Sounds like data scientists have to be great communicators. Were you prepared for that?
It’s complex – you build a model, predict outcomes, now you have to convince business leaders to trust and believe in your model. And understand how it is working.
This includes technical terms that might be hard to understand. We should use laymen terms to explain model and build trust in it. Then we can implement and deploy. I have learned that trust is required to take data modeling in production.
What is machine learning?
Machine learning. Split it. Machine. Learning. We’re basically making the machine learn by itself. The ways we do that are called machine learning algorithms. They’re based on the type and nature of the data. There are different algorithms that will help the machine understand the data.
What is an algorithm?
Kind of like the step by step process that will view the data from all perspectives to understand what data says – the most important elements of the data. It will teach the machine to make predictions better, accurate and precise.
What are some examples of effective machine learning?
Let’s take the example of Amazon. You order one thing and see recommendations. Then you order again. You see recommendations for a new product, but then others based on past purchases.
Based on real time actions, the machine is learning what you are thinking and needing, based on all the data it has, trying to recommend what would be helpful to you to drive more business for Amazon. Same thing goes for Netflix and others.
How do you get machine learning to become more accurate?
The data scientist does this. First, we have the data. We’ve cleaned, transformed, reduced, consolidated and put the data into right form with a data science workbench. Once we have right data, we do some descriptive analytics which tells us column’s mean, median, mode, standard deviation, variance, bias, some skewness – how the data is spread.
We plot visualizations and look at the data to understand how occurrences of different categories of data columns. We get a better understanding of what the data is saying.
Then we can dive into creating a model. For example, picking one column – the target variable, and assume all other columns are predictor variables. Our aim is to predict the target based on the predictors. Divide data into two parts – train (70% of data usually) and test (30%) data sets.
Considering training data set, train the data of the predictors to try and align that data in such a way that we can actually see what the target is about, and it can predict those and get better with more data over time.

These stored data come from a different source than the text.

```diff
diff --git a/mujoco_ros2_simulation_amd/csrc/hip/plan.h b/mujoco_ros2_simulation_amd/csrc/hip/plan.h
--- a/mujoco_ros2_simulation_amd/csrc/hip/plan.h
+++ b/mujoco_ros2_simulation_amd/csrc/hip/plan.h
@@ -81,7 +81,7 @@
   S.efc_hdr = take(blocked ? 24 * ne : 0);
   S.efc_quad = take(blocked ? 64 : 0);
   S.efc_fd = take(m.cone == MRS_CONE_ELLIPTIC && m.solver == MRS_SOL_PGS ? 2 * ne : 0);
-  S.stage = take(d.npair > 0 ? 64 * kMaxPairCon * 7 : 0);
+  S.stage = take(d.max_con > 0 ? 64 * kMaxPairCon * 7 : 0);
   S.efc_n = take(1);
   S.sens = take(std::max(1, m.nsensordata));
   S.xfrc = take(1);
@@ -202,12 +202,7 @@
     if (o.g16_wpb == 1 || o.g16_wpb == 2 || o.g16_wpb == 4)
       p.wpb16 = std::min(o.g16_wpb, static_cast<int>(WavesPerBlock<16>::value));
   }
-  p.ext = d.nrgeom > 32 && d.nrf > 0;
-  for (size_t q = 0; q < T.pair_g1.size() && !p.ext; ++q) {
-    const int t1 = m.geom_type[T.pair_g1[q]], t2 = m.geom_type[T.pair_g2[q]];
-    auto conv = [](int t) { return t == MRS_GEOM_ELLIPSOID || t == MRS_GEOM_CYLINDER || t == MRS_GEOM_MESH; };
-    if (t1 != MRS_GEOM_PLANE && t2 != MRS_GEOM_PLANE && (conv(t1) || conv(t2))) p.ext = true;
-  }
+  p.ext = (d.nrgeom > 32 && d.nrf > 0) || T.convex_pairs;
   const bool fit = cu_count <= 0 || waves <= 2L * cu_count;
   p.helpers = o.ray_helpers && fit && p.group == 16 && p.wpb16 == 1 && !p.ext && d.nrf > 0 && d.nrgeom <= 32 &&
               m.integrator != MRS_INT_RK4 && !(m.disableflags & MRS_DSBL_SENSOR) ? 1 : 0;
diff --git a/mujoco_ros2_simulation_amd/sim.py b/mujoco_ros2_simulation_amd/sim.py
--- a/mujoco_ros2_simulation_amd/sim.py
+++ b/mujoco_ros2_simulation_amd/sim.py
@@ -277,6 +277,8 @@
         L.mrs_debug_plan_layout.argtypes = [C.c_void_p, C.c_int, C.c_int, C.c_int, C.c_void_p, C.c_int]
         if hasattr(L, "mrs_debug_render_plan"):
             L.mrs_debug_render_plan.argtypes = [C.c_void_p, C.c_int, C.c_int, C.c_int, C.c_void_p, C.c_int]
+        if hasattr(L, "mrs_debug_pairs"):
+            L.mrs_debug_pairs.argtypes = [C.c_void_p, C.c_void_p, C.c_int, C.c_void_p]
         _lib = L
     return _lib
 
@@ -406,6 +408,7 @@
 LAYOUT_OUTPUT_KEYS = ["contact_wrench"]
 LAYOUT_DYN_KEYS = ["dyn_outputs"]
 LAYOUT_SOLVE_KEYS = ["solve_fuse"]
+LAYOUT_PAIR_KEYS = ["pairs", "pairs_pruned"]
 
 
 def plan_layout(model: "Model", n_envs: int, cu_count: int, max_contacts: int = 0) -> dict:
@@ -414,6 +417,16 @@
     if k < 0:
         raise MrsError(k, lib().mrs_last_error().decode())
     return dict(zip(LAYOUT_KEYS[:k], out[:k].tolist()))
+
+
+def walked_pairs(model: "Model") -> tuple[np.ndarray, int]:
+    pruned = C.c_int(0)
+    k = lib().mrs_debug_pairs(model.handle, None, 0, C.byref(pruned))
+    if k < 0:
+        raise MrsError(k, lib().mrs_last_error().decode())
+    out = np.zeros((k, 2), dtype=np.int32)
+    lib().mrs_debug_pairs(model.handle, out.ctypes.data if k else None, k, None)
+    return out, pruned.value
 
 
 RENDER_KERNELS = ["binned", "frame", "tile"]
@@ -604,7 +617,7 @@
                                                     C.c_void_p(keys_ptr) if keys_ptr else None, key))
 
     def layout(self) -> dict:
-        keys = LAYOUT_KEYS + LAYOUT_OUTPUT_KEYS + LAYOUT_DYN_KEYS + LAYOUT_SOLVE_KEYS
+        keys = LAYOUT_KEYS + LAYOUT_OUTPUT_KEYS + LAYOUT_DYN_KEYS + LAYOUT_SOLVE_KEYS + LAYOUT_PAIR_KEYS
         out = np.zeros(len(keys), dtype=np.int32)
         k = lib().mrs_debug_batch_layout(self._h, out.ctypes.data, len(keys))
         return dict(zip(keys[:k], out[:k].tolist()))
```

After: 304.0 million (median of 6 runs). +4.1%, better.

I can see that more data equals higher accuracy?
Yes. Also, in all different languages there are some libraries we use for learning.
To make the model learn what the target (dependent) variable is about based on predictor (independent) variables. It also gives us a strong relationship between the target and predictor variables.

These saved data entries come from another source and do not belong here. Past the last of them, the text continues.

__device__ __forceinline__ int ticket_lane() {
    int l = (int)(threadIdx.x & 63);
    asm volatile("" : "+v"(l));
    return l;
}
__device__ __forceinline__ int uni(int v) { return __builtin_amdgcn_readfirstlane(v); }
__device__ __forceinline__ unsigned uni(unsigned v) { return (unsigned)__builtin_amdgcn_readfirstlane((int)v); }
__device__ __forceinline__ unsigned long long uni(unsigned long long v) {
    return ((unsigned long long)uni((unsigned)(v >> 32)) << 32) | uni((unsigned)v);
}
__device__ __forceinline__ double uni(double v) { return __longlong_as_double((long long)uni((unsigned long long)__double_as_longlong(v))); }

#ifdef OCVAR_PROF
#define PROF_NOW() __builtin_readcyclecounter()
#define PROF_DECL() unsigned long long prof_acc[16] = {0, 0, 0, 0, 0, 0, 0, 0, 0, 0, 0, 0, 0, 0, 0, 0}
#define PROF_ADD(slot, v) do { prof_acc[slot] += (unsigned long long)(v); } while (0)
#define PROF_FLUSH(base) do { if ((threadIdx.x & 63) == 0) for (int i_ = 0; i_ < 16; i_++) if (i_ != 7) atomicAdd(reinterpret_cast<unsigned long long*>(ws.counters + CNT_PROF) + (base) + i_, prof_acc[i_]); } while (0)
#else
#define PROF_NOW() 0ull
#define PROF_DECL() do { } while (0)
// ... 462 lines not shown
        if (CROP && route == 1) atomicMin(ws.crop_min_rest + c.roi, c.pos);
        collect(0, o_n0, route == 1, c);
        collect(1, o_n1, route == 2, c);
        if (CROP) collect(2, o_n2, route == 3, c);
    }
    append(0, o_n0);
    append(1, o_n1);
    if (CROP) append(2, o_n2);
}

template <bool CROP>
__global__ __launch_bounds__(64) void ring_quads_kernel(Workspace ws) {
    int n = CROP ? ws.counters[CNT_CROP_ROIS] : ws.n_frames;
    if (CROP && n > ws.cap_crop_rois) n = ws.cap_crop_rois;
    int* ring = CROP ? ws.ring_crop : ws.ring_frame;
    const int lane = threadIdx.x;
    for (int roi = blockIdx.x; roi < n; roi += gridDim.x) {
        const PlaneRef pl = plane_of<CROP>(ws, roi);
        const int ns = uni(pl.ns), sh = uni(pl.sh), sw = uni(pl.img_w) & ~1;
        bool bad = sw < 8 || sh < 8;
        if (!bad) {
            const int tiles = ns >> 4;
            for (int i = lane; i < 2 * tiles; i += 64) {
                const int y = i < tiles ? 1 : sh - 2, xt = i < tiles ? i : i - tiles;
                const unsigned v = *reinterpret_cast<const unsigned*>(pl.nbr + nbr_win_off(xt << 4, y, ns) + 4);
                const int lo = (xt << 4) > 1 ? (xt << 4) : 1, hi = (xt << 4) + 15 < sw - 2 ? (xt << 4) + 15 : sw - 2;
                if (lo <= hi) {
                    const unsigned need = ((2u << (hi - lo)) - 1u) << (lo - (xt << 4) + 1);
                    if ((v & need) != need) bad = true;
                }
            }
            for (int y = 1 + lane; y <= sh - 2; y += 64)
                if (!nbr_bit(pl.nbr, 1, y, ns) || !nbr_bit(pl.nbr, sw - 2, y, ns)) bad = true;
        }
        const bool clean = __ballot(bad) == 0;
        if (lane == 0) {
            ring[roi] = clean ? 1 : 0;
            if (clean && (long long)(sw - 3) * (sh - 3) > 500) {
                const int pts[8] = {1, 1, 1, sh - 2, sw - 2, sh - 2, sw - 2, 1};
                const TraceStats st = stats_of_points(pts, 4);
                StartCand c;
                c.roi = roi;
                c.pos = ns + 1;
                c.is_hole = 0;
                DpSlice stack[DP_STACK];
                approximate_and_emit<CROP>(ws, c, pl, pts, 4, st.perimeter, stack);
            }
        }
    }
}

constexpr int MID_BLOCK = 32;
constexpr int POINT_ROW = MID_BLOCK + 1;
constexpr int FLUSH_W = MID_BLOCK <= 16 ? 16 : 32;
static_assert(FLUSH_W >= MID_BLOCK && 64 % FLUSH_W == 0, "a group of lanes covers a whole row of parked points");

template <bool CROP>
__global__ __launch_bounds__(FOLLOW_THREADS) void follow_mid_kernel(Workspace ws, int phase) {
    __shared__ WaveScratch scratch[FW];
    __shared__ unsigned parked[FW][64 * POINT_ROW];
    __shared__ unsigned step_tab[64];
    if (threadIdx.x < 64u) step_tab[threadIdx.x] = lean_table_entry(threadIdx.x);
// ... 446 lines not shown
                        wave_finish_packed<CROP, false>(ws, c, pl, reinterpret_cast<const unsigned*>(big), lt2.npts, staged[wave], &scratch[wave]);
                    } else if (lane == 0) {
                        atomicOr(ws.counters + CNT_ERR, ERR_TRACE_OVERRUN);
                    }
                }
            } else {
                __builtin_amdgcn_fence(__ATOMIC_ACQ_REL, "workgroup");
                if (lt.npts <= LDS_PTS) wave_finish_packed<CROP, true>(ws, c, pl, reinterpret_cast<const unsigned*>(slab), lt.npts, staged[wave], &scratch[wave]);
                else wave_finish_packed<CROP, false>(ws, c, pl, reinterpret_cast<const unsigned*>(slab), lt.npts, staged[wave], &scratch[wave]);
            }
        }
    }
}
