# StefanHeng/Symbolic-Music-Generation

Measured on AMD Instinct MI355X. Metric: train tokens/sec (TransfoXL seq2048 bf16), whole job, higher is better.
Workload: dtype bf16; 1 GPU; TransfoXL 12L/768d H12 dh64 F3072 T=2048 M=2048 V=1190 cutoffs=[] (SURVEY C3, mode R: fresh zero mems); per_gpu_batch=64, global_batch=64, seq_len=2048, mem_len=2048, parallelism=dp1

## Files before the change

symbolic_music_generation_amd/csrc/relattn_fwd.hip:

```cpp
#include <type_traits>
#include "common.h"
#include "musicxl_internal.h"

namespace {

typedef __attribute__((ext_vector_type(8))) __bf16 mfma_bf16x8;
typedef __attribute__((address_space(3))) bf16x4 lds_bf16x4;

struct RelAttnP {
    const bf16_t *q, *k, *v, *rd;
    const float *rwb, *rrb;
    bf16_t* out;
    float* lse;
    int B, T, H, M, Kc;
    long long q_bs, kv_bs, o_bs;
    int q_rs, kv_rs, rd_rs, o_rs;
    float scale_log2e;
    bf16_t* oph;
    float* mph;
    int oph_all;
    char* ph_rec;
};

constexpr int QB = 128;
constexpr int KT = 64;
constexpr int GS = 100;
constexpr float NEG_BIG = -1.0e30f;

__device__ __forceinline__ int floordiv(int a, int b) { return (a >= 0) ? a / b : -((-a + b - 1) / b); }

template <int DH> struct Geo {
    static constexpr int KS = DH / 16;
    static constexpr int EB = (DH + 31) / 32;
    static constexpr int VW = EB * 32;
    static constexpr int ROWB = DH * 2;
    static constexpr int VROWB = VW * 2;
    static constexpr int CH = DH / 8;
    static constexpr int VCH = VW / 8;
    static constexpr int K_BYTES = KT * ROWB;
    static constexpr int V_BYTES = KT * VROWB;
    static constexpr int R_BYTES = 256 * ROWB;
    static constexpr int G_BYTES = 4 * 32 * GS * 2;
    static constexpr int SMEM = K_BYTES + V_BYTES + R_BYTES + G_BYTES;
    static constexpr int NLD_K = (KT * CH + 255) / 256;
    static constexpr int NLD_V = (KT * CH + 255) / 256;
    __device__ static __forceinline__ int koff(int row, int ch) {
        if (DH == 64) return row * ROWB + ((ch ^ ((row >> 1) & 7)) << 4);
        return row * ROWB + (ch << 4);
    }
    __device__ static __forceinline__ int eoff(int row, int e) { return koff(row, e >> 3) + ((e & 7) << 1); }
    __device__ static __forceinline__ int voff(int row, int byte) {
        if (DH == 64) return row * VROWB + (byte ^ (((row >> 1) & 1) << 6));
        return row * VROWB + byte;
    }
};

typedef _Float16 f16x4 __attribute__((ext_vector_type(4)));
typedef float f32x4v __attribute__((ext_vector_type(4)));


#define MXL_SKEW_READS                                                                                                        \
        "ds_read_u16 %0, %16 offset:54\n\t"  "ds_read_u16 %1, %16 offset:52\n\t"  "ds_read_u16 %2, %16 offset:50\n\t"           \
        "ds_read_u16 %3, %16 offset:48\n\t"  "ds_read_u16 %4, %16 offset:38\n\t"  "ds_read_u16 %5, %16 offset:36\n\t"           \
        "ds_read_u16 %6, %16 offset:34\n\t"  "ds_read_u16 %7, %16 offset:32\n\t"  "ds_read_u16 %8, %16 offset:22\n\t"           \
        "ds_read_u16 %9, %16 offset:20\n\t"  "ds_read_u16 %10, %16 offset:18\n\t" "ds_read_u16 %11, %16 offset:16\n\t"          \
        "ds_read_u16 %12, %16 offset:6\n\t"  "ds_read_u16 %13, %16 offset:4\n\t"  "ds_read_u16 %14, %16 offset:2\n\t"           \
        "ds_read_u16 %15, %16\n\t"
#define MXL_SKEW_OPERANDS                                                                                                     \
        : "=&v"(u[0]), "=&v"(u[1]), "=&v"(u[2]), "=&v"(u[3]), "=&v"(u[4]), "=&v"(u[5]), "=&v"(u[6]), "=&v"(u[7]),               \
          "=&v"(u[8]), "=&v"(u[9]), "=&v"(u[10]), "=&v"(u[11]), "=&v"(u[12]), "=&v"(u[13]), "=&v"(u[14]), "=&v"(u[15])          \
        : "v"(base)                                                                                                           \
        : "memory"
__device__ __forceinline__ void skew_issue16(uint32_t base, uint32_t (&u)[16]) {
    asm volatile(MXL_SKEW_READS "s_nop 0" MXL_SKEW_OPERANDS);
}
__device__ __forceinline__ void skew_issue16_w15(uint32_t base, uint32_t (&u)[16]) {
    asm volatile(MXL_SKEW_READS "s_waitcnt lgkmcnt(15)" MXL_SKEW_OPERANDS);
}
__device__ __forceinline__ void lgkm_wait0() { asm volatile("s_waitcnt lgkmcnt(0)" ::: "memory"); }
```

So, once we have that, we test model on different data and check the accuracy of how the model is performing. Using ROC curve analysis, we can understand how accurate and precise the model is predicting.

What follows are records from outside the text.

# Gwzwpxz/HDSDP

Hardware: AMD Instinct MI355X
Metric: IPM iterations/sec (Schur build+factor+solve), n=2000 m=2000 dense SDP (higher is better)
Workload: dtype f64

## Files before the change

hdsdp_amd/csrc/chol.hip:

```cpp
#include "hdm_common.h"
#include "chol.h"
#include "sweep128.h"
#include <algorithm>
#include <atomic>
#include <cstring>

#define NB 128

#define PB 32
#define LDW 98
__device__ __forceinline__ double hdm_readlane_f64(double v, int lane) {
    int lo = __double2loint(v), hi = __double2hiint(v);
    lo = __builtin_amdgcn_readlane(lo, lane);
    hi = __builtin_amdgcn_readlane(hi, lane);
    return __hiloint2double(hi, lo);
}

typedef double hdm_c4 __attribute__((ext_vector_type(4)));

template <int NT>
__device__ __forceinline__ void hdm_lds_mm(double *pc, int crs, int ccs, const double *pa, int ars, int acs, const double *pb,
                                           int brs, int bcs, int M, int N, int K, double alpha, int accumulate, int k_by_row,
                                           int lower_only, int wave, int lane, double *gout, long gld) {
    const int l15 = lane & 15, lq = lane >> 4;
    const int mt = M >> 4, nt = (N >> 4) / NT, units = mt * nt;
    for (int u = wave; u < units; u += 4) {
        const int ti = u / nt, tj = (u % nt) * NT;
        if (lower_only && tj > ti) continue;
        hdm_c4 acc[NT];
#pragma unroll
        for (int q = 0; q < NT; ++q) acc[q] = (hdm_c4){0.0, 0.0, 0.0, 0.0};
        const int kend = k_by_row ? min(K, (ti + 1) * 16) : K;
        const double *qa = pa + (ti * 16 + l15) * ars + lq * acs;
        const double *qb = pb + lq * brs + (tj * 16 + l15) * bcs;
        for (int k0 = 0; k0 < kend; k0 += 4) {
            const double av = qa[k0 * acs];
#pragma unroll
            for (int q = 0; q < NT; ++q) acc[q] = __builtin_amdgcn_mfma_f64_16x16x4f64(qb[k0 * brs + q * 16 * bcs], av, acc[q], 0, 0, 0);
        }
#pragma unroll
        for (int q = 0; q < NT; ++q)
#pragma unroll
            for (int r = 0; r < 4; ++r) {
                const int m = ti * 16 + l15, n = (tj + q) * 16 + lq + 4 * r;
                double *c = pc + m * crs + n * ccs;
                const double v = (accumulate ? *c : 0.0) + alpha * acc[q][r];
                *c = v;
                if (gout) gout[m + (long) n * gld] = v;
            }
    }
}
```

We also use things like Mean Squared Error (MSE) and Root Mean Square Error (RMSE) based on predicted and Actual values of target variable in testing data set to determine how accurate the model is in its prediction. We also use a confusion matrix which will tell the actuals vs predicted in the prediction to assess false positives and true positives.
All these things tell how accurate data model is, and whether we can go live with it or not. It may need more training. These are the steps to create a model and deploy it.